There are fun moments, of course, but they’re mostly pale imitations of sequences from the original. in Bobby Brown’s ‘On Our Own’, it delivers a song which will not the equal of Ray Parker Jr’s original is at least pretty good in its own right. In the end, there’s just about enough to mollify a desire for more adventures of Peter, Ray, Egon and Winston but there’s no escaping it’s a flat and lifeless affair. The clearest indication is that immediately after it’s finished, Mertmas wants to watch the original again and since we’ve watched them both, he’s only ever mentioned watching the original one again.

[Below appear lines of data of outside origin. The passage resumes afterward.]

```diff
@@ -179,20 +201,21 @@
   const size_t base = (size_t)b * L * p.ld + (size_t)hd * 64, base_o = (size_t)b * L * p.ld_o + (size_t)hd * 64;
   const bool drop = p.p_drop > 0.f;
   const int row0 = 32 * wave;
-  const bool active = row0 < L;
+  float kb0, kb1;
+  const int ne = key_blocks(p, b, lane, kb0, kb1);
+  const bool compute = wave < ne;
   bf16x8 fk[4], fv[4];
   {
     uint4 rq[4], rg[4], ro[4];
     tile_load(p.q + base, p.ld, L, rq, tid);
     tile_load(p.d_o + base_o, p.ld_o, L, rg, tid);
     tile_load(p.o + base_o, p.ld_o, L, ro, tid);
-    frag_rows_load(p.k + base, p.ld, row0 + l31, L, h, fk);
-    frag_rows_load(p.v + base, p.ld, row0 + l31, L, h, fv);
-    if (tid < 128) {
-      kb[tid] = (tid < L && (p.key_mask == nullptr || p.key_mask[(size_t)b * L + tid] != 0)) ? 0.f : -INFINITY;
-      lse[tid] = tid < L ? p.lse[(size_t)bh * 128 + tid] * AT_LOG2E : 0.f;
-    }
-    for (int i = tid; i < 512; i += AT_NT) keep[i] = (drop && (i >> 2) < L) ? p.keep[(size_t)bh * 512 + i] : 0xffffffffu;
+    frag_rows_load(p.k + base, p.ld, row0 + l31, compute ? L : 0, h, fk);
+    frag_rows_load(p.v + base, p.ld, row0 + l31, compute ? L : 0, h, fv);
+    if (wave == 0) { kb[lane] = kb0; kb[64 + lane] = kb1; }
+    if (tid < 128) lse[tid] = tid < L ? p.lse[(size_t)bh * 128 + tid] * AT_LOG2E : 0.f;
+    for (int i = tid; i < 512; i += AT_NT)
+      keep[i] = (drop && (i >> 2) < L && (i & 3) < ne) ? p.keep[(size_t)bh * 512 + i] : 0xffffffffu;
     tile_store_rows(rq, Qs, tid);
     tile_store_rows(rg, Gs, tid);
     tile_store_transposed(rq, lk, Qt, tp, tid);
@@ -205,20 +228,24 @@
   for (int j = 0; j < 4; ++j) { zero16(acc[j]); zero16(acc2[j]); }
   float lq[4], dq_[4], kbk16[16];
   unsigned kwq[4];
-  if (active) {
+  if (compute) {
     gemm_frag64(acc, fk, Qs, nkb, l31, h);
     gemm_frag64(acc2, fv, Gs, nkb, l31, h);
-  }
-#pragma unroll
-  for (int j = 0; j < 4; ++j) {
-    lq[j] = lse[32 * j + l31];
-    dq_[j] = delta[32 * j + l31] + delta[128 + 32 * j + l31];
-    kwq[j] = keep[(32 * j + l31) * 4 + wave];
-  }
-#pragma unroll
-  for (int q = 0; q < 16; ++q) kbk16[q] = kb[row0 + acc_row(q, h)];
-  __syncthreads();
-  if (!active) return;
+#pragma unroll
+    for (int j = 0; j < 4; ++j) {
+      lq[j] = lse[32 * j + l31];
+      dq_[j] = delta[32 * j + l31] + delta[128 + 32 * j + l31];
+      kwq[j] = keep[(32 * j + l31) * 4 + wave];
+    }
+#pragma unroll
+    for (int q = 0; q < 16; ++q) kbk16[q] = kb[row0 + acc_row(q, h)];
+  }
+  __syncthreads();
+  if (!compute) {
+    zero_rows(p.dk + base, p.ld, row0, L, lane);
+    zero_rows(p.dv + base, p.ld, row0, L, lane);
+    return;
+  }
   const float inv_keep = drop ? 1.f / (1.f - p.p_drop) : 1.f;
   const float sl = p.scale * AT_LOG2E;
   unsigned char* slab = Ps + wave * 32 * AT_SP;
diff --git a/gloria-nlp-project_amd/csrc/glr_attn_common.h b/gloria-nlp-project_amd/csrc/glr_attn_common.h
--- a/gloria-nlp-project_amd/csrc/glr_attn_common.h
+++ b/gloria-nlp-project_amd/csrc/glr_attn_common.h
@@ -144,6 +144,26 @@
       if (j < nblk) mma(fa[ks], ldf(Bm + (32 * j + l31) * AT_RP + ks * 32 + h * 16), acc[j]);
 }
 
+__device__ __forceinline__ float key_bias(const AttnParams& p, int b, int key) {
+  return (key < p.L && (p.key_mask == nullptr || p.key_mask[(size_t)b * p.L + key] != 0)) ? 0.f : -INFINITY;
+}
+__device__ __forceinline__ int last_live(unsigned long long live) { return live ? 63 - __builtin_clzll(live) : -1; }
+__device__ __forceinline__ int live_blocks(int lo, int hi) { return hi >= 0 ? (64 + hi) / 32 + 1 : lo >= 0 ? lo / 32 + 1 : 0; }
+__device__ __forceinline__ void uniform_branch() { asm volatile(""); }
+__device__ __forceinline__ int key_blocks(const AttnParams& p, int b, int lane, float& kb0, float& kb1) {
+  kb0 = key_bias(p, b, lane);
+  kb1 = key_bias(p, b, 64 + lane);
+  const int lo = last_live(__ballot(kb0 == 0.f)), hi = last_live(__ballot(kb1 == 0.f));
+  return live_blocks(lo, hi);
+}
+__device__ __forceinline__ void zero_rows(unsigned short* g, int ld, int row0, int L, int lane) {
+#pragma unroll
+  for (int t = 0; t < 4; ++t) {
+    const int i = lane + 64 * t, row = i >> 3, pc = i & 7;
+    if (row0 + row < L) *reinterpret_cast<uint4*>(g + (size_t)(row0 + row) * ld + pc * 8) = make_uint4(0u, 0u, 0u, 0u);
+  }
+}
+
 __device__ __forceinline__ void hash_key(const AttnParams& p, unsigned& hk0, unsigned& hk1) {
   unsigned sd_lo = p.seed_lo, sd_hi = p.seed_hi, of_lo = p.off_lo, of_hi = p.off_hi;
   if (p.rng != nullptr) {
diff --git a/gloria-nlp-project_amd/csrc/glr_attn_long.hip b/gloria-nlp-project_amd/csrc/glr_attn_long.hip
--- a/gloria-nlp-project_amd/csrc/glr_attn_long.hip
+++ b/gloria-nlp-project_amd/csrc/glr_attn_long.hip
@@ -5,9 +5,6 @@
 constexpr int AL_MAX = 512;
 constexpr int AL_TP = 272;
 
-__device__ __forceinline__ float key_bias(const AttnParams& p, int b, int key) {
-  return (key < p.L && (p.key_mask == nullptr || p.key_mask[(size_t)b * p.L + key] != 0)) ? 0.f : -INFINITY;
-}
 __device__ __forceinline__ void key_bias_fill(const AttnParams& p, int b, int Lp, float* kb, int* last64, int tid) {
   for (int i0 = 0; i0 < Lp; i0 += AT_NT) {
     const int i = i0 + tid;
@@ -15,15 +12,11 @@
     const unsigned long long live = __ballot(v == 0.f);
     if (i < Lp) {
       kb[i] = v;
-      if ((tid & 63) == 0) last64[i >> 6] = live ? 63 - __builtin_clzll(live) : -1;
-    }
-  }
-}
-__device__ __forceinline__ int live_subblocks(const int* last64, int c) {
-  const int lo = last64[2 * c], hi = last64[2 * c + 1];
-  return hi >= 0 ? (64 + hi) / 32 + 1 : lo >= 0 ? lo / 32 + 1 : 0;
-}
-__device__ __forceinline__ void uniform_branch() { asm volatile(""); }
+      if ((tid & 63) == 0) last64[i >> 6] = last_live(live);
+    }
+  }
+}
+__device__ __forceinline__ int live_subblocks(const int* last64, int c) { return live_blocks(last64[2 * c], last64[2 * c + 1]); }
 
 __device__ __forceinline__ void keep_load(const AttnParams& p, int bh, int Lp, int qb, int kc, unsigned (&w)[2], int tid) {
 #pragma unroll
```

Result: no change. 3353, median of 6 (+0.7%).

In my last #Rediscovered review, I described “Ghostbusters” as a lightning in a bottle film. The makers of that film weren’t able to recapture the spirit (pun intended) of the original so I’m open minded but not optimistic about a whole new cast and crew having a go. Perhaps if they do something new or different with it, there may be a way but as “Ghostbusters II” painfully shows, if you’re just setting out to try and retell the exact same story, it isn’t going to work. I ain’t afraid of no remakes, but I’m not all that keen on them either.